The treatment of leukoencephalopathy depends on the underlying cause and the specific type of leukoencephalopathy. Leukoencephalopathy encompasses a diverse group of disorders with various etiologies, including genetic, metabolic, autoimmune, infectious, and vascular factors. Therefore, the management approach is often tailored to address the specific factors contributing to the condition.

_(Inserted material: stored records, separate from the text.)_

@@ -993,6 +1160,8 @@
     }
 
     void raster_only(void* obs, const uint8_t* only, hipStream_t s) override {
+        const uintptr_t lo = (uintptr_t)obs, t = (uintptr_t)tracked_, bytes = (uintptr_t)n_ * FRAME_BYTES * 4;
+        if (tracked_ && lo < t + bytes && t < lo + bytes) frames_valid_ = false;
         launch_raster<MortarComposer>(desc_.p, atlas_->dev(), obs, obs_format, n_, s, only);
         MG_HIP(hipGetLastError());
     }
@@ -1031,13 +1200,23 @@
     bool dirty_ = true, seeded_ = false;
 
    public:
-    void on_state_loaded() override { seeded_ = true; }
+    void on_state_loaded() override { seeded_ = true; frames_valid_ = false; }
+    void invalidate_frames() override { frames_valid_ = false; }
+    void set_incremental_frames(bool on) override {
+        incremental_ = on;
+        frames_valid_ = false;
+    }
 
    private:
     float* vec_ = nullptr;
     DevArray<MortarState> state_;
     DevArray<uint8_t> cmds_;
     DevArray<MortarDesc> desc_, tdesc_;
+    DevArray<MortarDesc> drawn_;
+    uint32_t tbox_ = 0;
+    const void* tracked_ = nullptr;
+    uint64_t tracked_seq_ = 0;
+    bool frames_valid_ = false, incremental_ = true;
     RngStore rng_;
     ErrorWord err_;
     DevArray<uint32_t> claims_, rescues_;
diff --git a/endless-memory-gym_amd/csrc/mg_placement.hip b/endless-memory-gym_amd/csrc/mg_placement.hip
--- a/endless-memory-gym_amd/csrc/mg_placement.hip
+++ b/endless-memory-gym_amd/csrc/mg_placement.hip
@@ -356,6 +356,7 @@
         mg::set_error("mg_store_probe: bad arguments");
         return -1;
     }
+    mg::obs_write_note(nullptr, buf, n_frames * 21168);
     if (pattern == 0) {
         const size_t nvec = n_frames * 1323;
         hipLaunchKernelGGL(store_probe_linear_kernel, dim3((unsigned)((nvec + 255) / 256)), dim3(256), 0, stream, (u32x4*)buf, nvec);
diff --git a/endless-memory-gym_amd/memory_gym_amd/__init__.py b/endless-memory-gym_amd/memory_gym_amd/__init__.py
--- a/endless-memory-gym_amd/memory_gym_amd/__init__.py
+++ b/endless-memory-gym_amd/memory_gym_amd/__init__.py
@@ -6,14 +6,15 @@
 
 
 def make(env_id, num_envs=None, device=None, render_mode=None, obs_format="u8_xyc", final_observation=False, obs_buffer=None,
-         obs_placement=None, ground_truth64=False, on_capacity="raise", capacity=None):
+         obs_placement=None, ground_truth64=False, on_capacity="raise", capacity=None, incremental_frames=True):
     if num_envs is None:
         if env_id not in envs.CLASSES:
             raise ValueError("unknown env id %r" % (env_id,))
         return envs.CLASSES[env_id](render_mode=render_mode, device=device, capacity=capacity)
     return VecMemoryGym(env_id, num_envs=num_envs, device=device, render_mode=render_mode, obs_format=obs_format,
                         final_observation=final_observation, obs_buffer=obs_buffer, obs_placement=obs_placement,
-                        ground_truth64=ground_truth64, on_capacity=on_capacity, capacity=capacity)
+                        ground_truth64=ground_truth64, on_capacity=on_capacity, capacity=capacity,
+                        incremental_frames=incremental_frames)
 
 
 def _register_with_gymnasium():
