+extern "C" int segx_expand_bn_act_apply(const float* X, const float* W, const float* scale, const float* shift, float* pre, float* act, int B, int K, int C, int64_t S,
+                                        void* stream_) {
+    SEGX_STREAM; SEGX_REQUIRE(X && W && scale && shift && pre && act && B > 0 && B <= 65535 && K > 0 && K <= EXM_KMAX && C > 0 && S > 0 && (S & 3) == 0,
+                              "segx_expand_bn_act_apply: bad args (1 <= K <= %d, S %% 4 == 0)", EXM_KMAX);
+    SEGX_REQUIRE(((reinterpret_cast<uintptr_t>(X) | reinterpret_cast<uintptr_t>(pre) | reinterpret_cast<uintptr_t>(act)) & 15) == 0 && S / 512 < 2147483647LL,
+                 "segx_expand_bn_act_apply: X, pre and act need 16-byte alignment");
+    switch ((K + 7) / 8) {
+    case 1: expand_apply_launch<8, 4>(X, W, scale, shift, pre, act, B, K, C, S, stream); break;
+    case 2: expand_apply_launch<16, 4>(X, W, scale, shift, pre, act, B, K, C, S, stream); break;
+    case 3: expand_apply_launch<24, 4>(X, W, scale, shift, pre, act, B, K, C, S, stream); break;
+    case 4: expand_apply_launch<32, 2>(X, W, scale, shift, pre, act, B, K, C, S, stream); break;
+    case 5: expand_apply_launch<40, 2>(X, W, scale, shift, pre, act, B, K, C, S, stream); break;
+    case 6: expand_apply_launch<48, 2>(X, W, scale, shift, pre, act, B, K, C, S, stream); break;
+    default: expand_apply_launch<56, 2>(X, W, scale, shift, pre, act, B, K, C, S, stream); break;
+    }
+    return check_launch("segx_expand_bn_act_apply");
 }
 extern "C" int segx_se_fwd2(const float* psum, int nch, float inv_S, const float* W1, const float* b1, const float* W2, const float* b2, const float* Wproj,
                             float* p, float* hpre, float* gate, float* Wb, int B, int C, int Cs, int M, void* stream_) {
diff --git a/segtran_amd/efficientnet/model.py b/segtran_amd/efficientnet/model.py
--- a/segtran_amd/efficientnet/model.py
+++ b/segtran_amd/efficientnet/model.py
@@ -85,6 +85,7 @@
         self._project_conv = Conv2dStaticSamePadding(oup, cout, 1, image_size=math.ceil(image_size / s), bias=False)
         self._bn2 = nn.BatchNorm2d(cout, momentum=BN_MOM, eps=BN_EPS)
 
+    fused_expand = True
     gate_in_weights = True
 
     def folded_operands(self):
@@ -106,7 +107,7 @@
         x = skip_in = inputs
         skip = self.stride == 1 and self.input_filters == self.output_filters
         if self.expand_ratio != 1:
-            x = SF.bn_act(self._expand_conv(x), self._bn0, SF.ACT_SWISH)
+            x = SF.expand_bn_act(x, self._expand_conv.weight, self._bn0, bias=self._expand_conv.bias, fused=MBConvBlock.fused_expand)
         se = (self._se_reduce.weight, self._se_reduce.bias, self._se_expand.weight, self._se_expand.bias)
         rate = float(drop_connect_rate) if (skip and drop_connect_rate and self.training) else 0.0
         if MBConvBlock.gate_in_weights:
diff --git a/segtran_amd/functional.py b/segtran_amd/functional.py
--- a/segtran_amd/functional.py
+++ b/segtran_amd/functional.py
@@ -835,6 +835,52 @@
                         float(drop_connect or 0.0))
 
 
+EXPAND_KERNEL_MAX_CIN = 56
+EXPAND_FUSED_MAX_CIN = 32
+
+
+class _ExpandBNAct(_Fn):
+
+    @staticmethod
+    def forward(ctx, x, W, gamma, beta, run_mean, run_var, momentum, eps):
+        L = segx.lib()
+        B, K = x.shape[0], x.shape[1]
+        C = W.shape[0]
+        S = x.numel() // (B * K)
+        W = _c(W)
+        ws = _empty(x, L.expand_moments_floats(B, K, S))
+        L.expand_moments(x, ws, B, K, S)
+        stats = _empty(x, 4, C)
+        mean, var, scale, shift = stats[0], stats[1], stats[2], stats[3]
+        L.expand_bn_finalize(ws, W, gamma, beta, mean, var, scale, shift, run_mean, run_var, momentum, eps, B, K, C, S)
+        pre = _empty(x, B, C, *x.shape[2:])
+        act = torch.empty_like(pre)
+        L.expand_bn_act_apply(x, W, scale, shift, pre, act, B, K, C, S)
+        ctx.cfg = (B, C, S, eps, ACT_SWISH, True, B * S)
+        ctx.spec = GemmSpec(C, S, K, (0, 0, K, 1), (K * S, 0, 1, S), (C * S, 0, S), tuple(pre.shape), nb=(B, 1), bias_mode=BIAS_M)
+        ctx.save_for_backward(x, W, pre, mean, var, gamma, beta)
+        return act
+
+    @staticmethod
+    def backward(ctx, dy):
+        L = segx.lib()
+        x, W, pre, mean, var, gamma, beta = ctx.saved_tensors
+        dpre, dg, db = _bn_act_backward(L, dy, pre, mean, var, gamma, beta, ctx.cfg)
+        dW = _grad_operand(L, dpre, x, ctx.spec, 'a', W) if ctx.needs_input_grad[1] else None
+        dx = _grad_operand(L, dpre, W, ctx.spec, 'b', x) if ctx.needs_input_grad[0] else None
+        return dx, dW, dg, db, None, None, None, None
+
+
+def expand_bn_act(x, weight, bn, bias=None, fused=True):
+    B, Cin = x.shape[0], x.shape[1]
+    S = x.numel() // max(B * Cin, 1)
+    if (not fused or not bn.training or _bn_stats_sync is not None or bias is not None or Cin > min(EXPAND_FUSED_MAX_CIN, EXPAND_KERNEL_MAX_CIN) or S % 4 != 0 or S == 0
+            or not x.is_contiguous() or bn.running_mean is None):
+        return bn_act(conv1x1(x, weight, bias), bn, ACT_SWISH)
+    _bn_tick(bn)
+    return _ExpandBNAct.apply(x, weight.reshape(weight.shape[0], Cin), bn.weight, bn.bias, bn.running_mean, bn.running_var, float(bn.momentum), float(bn.eps))
+
+
 def bn_act_multi(x, bns, act=ACT_NONE):
     mom, eps, training = float(bns[0].momentum), float(bns[0].eps), bns[0].training
     assert all(float(b.momentum) == mom and float(b.eps) == eps and b.training == training for b in bns)
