int32_t reserve(cs_embedder* h, size_t seqs, size_t tokens) {
    if (tokens <= h->cap_tokens && seqs <= h->cap_seqs) return CS_OK;
    free_workspace(h);
    const size_t H = h->cfg.hidden, I = h->cfg.intermediate;
    CS_HIP(hipMalloc(&h->d_ids, tokens * sizeof(int32_t)));
    CS_HIP(hipMalloc(&h->d_mask, tokens * sizeof(int32_t)));
    CS_HIP(hipMalloc(&h->d_x, tokens * H * sizeof(float)));
    CS_HIP(hipMalloc(&h->d_xs, tokens * H * sizeof(float)));
    CS_HIP(hipMalloc(&h->d_qkv, tokens * 3 * H * sizeof(float)));
    CS_HIP(hipMalloc(&h->d_ctx, tokens * H * sizeof(float)));
    CS_HIP(hipMalloc(&h->d_mid, tokens * mid_width(h->cfg) * sizeof(float)));
    CS_HIP(hipMalloc(&h->d_pooled, seqs * H * sizeof(float)));
    CS_HIP(hipMalloc(&h->d_perm, seqs * sizeof(uint32_t)));
    if (h->quantized) {
        CS_HIP(hipMalloc(&h->d_rmeta, tokens * sizeof(Q8RowMeta)));
        CS_HIP(hipMalloc(&h->d_rmeta2, tokens * sizeof(Q8RowMeta)));
        h->cap_range_pairs = std::max<size_t>(tokens + 1, (size_t)h->cfg.heads * 4 * (tokens / 128 + seqs));
        h->cap_range_pairs2 = (size_t)(I / 16) * (tokens / 16 + 1);
        CS_HIP(hipMalloc(&h->d_range_pairs, (h->cap_range_pairs + h->cap_range_pairs2) * 2 * sizeof(float)));
        CS_HIP(hipMalloc(&h->d_seq_unit, seqs * sizeof(uint32_t)));
        CS_HIP(hipMalloc(&h->d_unit_len, seqs * sizeof(uint32_t)));
        CS_HIP(hipMalloc(&h->d_row_slot, tokens * sizeof(uint32_t)));
        h->q8_units = (uint32_t)seqs;
        CS_HIP(hipMalloc(&h->d_range, (size_t)h->cfg.layers * 4 * Q8_RANGE_WORDS * h->q8_units * sizeof(uint32_t)));
    }
    h->cap_tokens = tokens;
    h->cap_seqs = seqs;
    return CS_OK;
}

SplitLayer split_layer(const cs_bert_config& c) {
    const size_t H = c.hidden, I = c.intermediate;
    SplitLayer o;
    o.qkv = 0;
    o.ao = o.qkv + 3 * H * H * 2;
    o.up = o.ao + H * H * 2;
    o.down = o.up + (cs_arch_gated(c.arch) ? 2 : 1) * I * H * 2;
    o.total = o.down + H * I * 2;
    return o;
}

}

static ForwardKnobs forward_knobs_from_env() {
    ForwardKnobs kn;
    auto on = [](const char* e) { return !(e && e[0] == '0'); };
    if (const char* e = cs_lab_env("CS_GEMM_SPLITK_MIN_M")) kn.split_k_min = (uint32_t)std::atoi(e);
    if (const char* e = cs_lab_env("CS_GEMM_SPLITK_MAX_M")) kn.split_k_max = (uint32_t)std::atoi(e);
    if (const char* e = cs_lab_env("CS_GEMM_SPLITK_MAX2_M")) kn.split_k_max2 = (uint32_t)std::atoi(e);
    if (const char* e = cs_lab_env("CS_GEMM_SPLITK_AO_MAX_M")) kn.split_k_ao_max = (uint32_t)std::atoi(e);
    if (const char* e = cs_lab_env("CS_GEMM_WIDE_MIN_M")) kn.wide_min_m = (uint32_t)std::atoll(e);
    kn.mid192 = on(cs_lab_env("CS_GEMM_WIDE_MID"));
    kn.ln_fuse = on(cs_lab_env("CS_GEMM_WIDE_LN"));
    kn.split_resid = on(cs_lab_env("CS_GEMM_WIDE_LN_SPLIT_RESID"));
    kn.gate_fused = on(cs_lab_env("CS_NOMIC_GATE_FUSED"));
    kn.q8_rows_units = on(cs_lab_env("CS_Q8_ROWS_UNITS"));
    if (const char* e = cs_lab_env("CS_Q8_LN_SLOT")) kn.q8_ln_slot = e[0] == '1';
    if (const char* e = cs_lab_env("CS_Q8_ROWS")) kn.q8_rows_min_m = std::atoi(e);
    kn.q8_rows_src = on(cs_lab_env("CS_Q8_ROWS_SRC"));
    if (const char* e = cs_lab_env("CS_Q8_SKINNY_MAX_M")) kn.q8_skinny_max_m = (uint32_t)std::atoll(e);
    kn.cls_tail = on(std::getenv("CS_ENCODER_CLS_TAIL"));
    if (const char* e = std::getenv("CS_ENCODER_CLS_TAIL_MIN_TOKENS")) kn.cls_tail_min_tokens = (uint32_t)std::atoll(e);
    if (const char* e = cs_lab_env("CS_ENCODER_STREAM_MIN_TOKENS")) kn.stream_min_tokens = (uint64_t)std::atoll(e);
    return kn;
}
const ForwardKnobs& forward_knobs() {
    static const ForwardKnobs kn = forward_knobs_from_env();
    return kn;
}

namespace emb {
namespace {

ForwardToggles forward_toggles_from_env() {
    ForwardToggles tg;
    auto on = [](const char* e) { return !(e && e[0] == '0'); };
    tg.small_path = on(std::getenv("CS_SMALL_PATH"));
    tg.small_fuse = on(std::getenv("CS_SMALL_FUSE"));
    tg.q8_skinny_ln = on(std::getenv("CS_Q8_SKINNY_LN"));
    tg.q8_ln_fused = on(cs_lab_env("CS_Q8_LN_FUSED"));
    if (const char* e = cs_lab_env("CS_SMALL_FORWARD")) tg.small_forward = e[0] == '1';
    return tg;
}

ForwardShape shape_of(const cs_embedder* h, uint32_t b0, uint32_t nb, uint32_t L, int mode) {
    const cs_bert_config& c = h->cfg;
    ForwardShape s;
    s.arch = c.arch; s.hidden = c.hidden; s.intermediate = c.intermediate; s.heads = c.heads; s.layers = c.layers;
    s.pooling = c.pooling; s.mode = mode;
    s.nb = nb; s.L = L; s.b0 = b0; s.units = h->cur_units;
    s.streams_in_flight = h->streams_in_flight; s.n_streams = h->n_streams; s.streams_forced = h->streams_forced;
    s.wide_ok = h->wide_ok;
    s.cap_range_pairs = h->cap_range_pairs; s.cap_range_pairs2 = h->cap_range_pairs2;
    s.stage_profile = h->stage_profile;
    s.cus = h->cus;
    return s;
}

Genetic Leukoencephalopathies:
Symptomatic Treatment: In many cases, treatment focuses on managing symptoms and providing supportive care. Physical therapy, occupational therapy, and speech therapy may be beneficial to address motor and cognitive symptoms. Genetic Counseling: For hereditary leukoencephalopathies, genetic counseling is essential to discuss the genetic basis of the condition, potential inheritance patterns, and family planning. Metabolic Leukoencephalopathies:
Dietary Modifications: In cases where leukoencephalopathy is associated with metabolic disorders, dietary modifications or specific nutritional interventions may be recommended. Enzyme Replacement Therapy: Some metabolic disorders may benefit from enzyme replacement therapy. Autoimmune Leukoencephalopathies:
Immunosuppressive Therapy: For autoimmune forms of leukoencephalopathy, immunosuppressive medications may be prescribed to modulate the immune response and reduce inflammation. Plasma Exchange (Plasmapheresis): In certain cases, plasma exchange may be considered to remove harmful antibodies from the bloodstream. Infectious Leukoencephalopathies:
Antiviral or Antibiotic Therapy: If leukoencephalopathy is caused by an infectious agent, antiviral or antibiotic medications may be used to target the specific pathogen. Supportive Care: Supportive care may be necessary to manage complications and optimize overall health. Vascular Leukoencephalopathies:
Vascular Risk Factor Management: Addressing and managing vascular risk factors such as hypertension, diabetes, and hyperlipidemia is crucial in vascular leukoencephalopathy. Antiplatelet or Anticoagulant Therapy: In some cases, antiplatelet or anticoagulant medications may be considered to prevent further vascular events. Symptomatic Treatment:
Medications: Symptomatic treatment may involve medications to manage specific symptoms, such as pain, spasticity, or cognitive impairment. Rehabilitation Therapies: Physical therapy, occupational therapy, and speech therapy can be valuable in improving functional abilities and enhancing quality of life. It's important to emphasize that the management of leukoencephalopathy is often multidisciplinary, involving collaboration between neurologists, geneticists, metabolic specialists, infectious disease specialists, and other healthcare professionals. Treatment plans are individualized based on the underlying cause, the progression of the condition, and the specific needs of the patient.
Patients and their families should work closely with their healthcare team to understand the nature of the condition, explore available treatment options, and address supportive care needs. Regular follow-up and ongoing communication with healthcare providers are crucial for monitoring disease progression and adjusting the treatment plan as needed.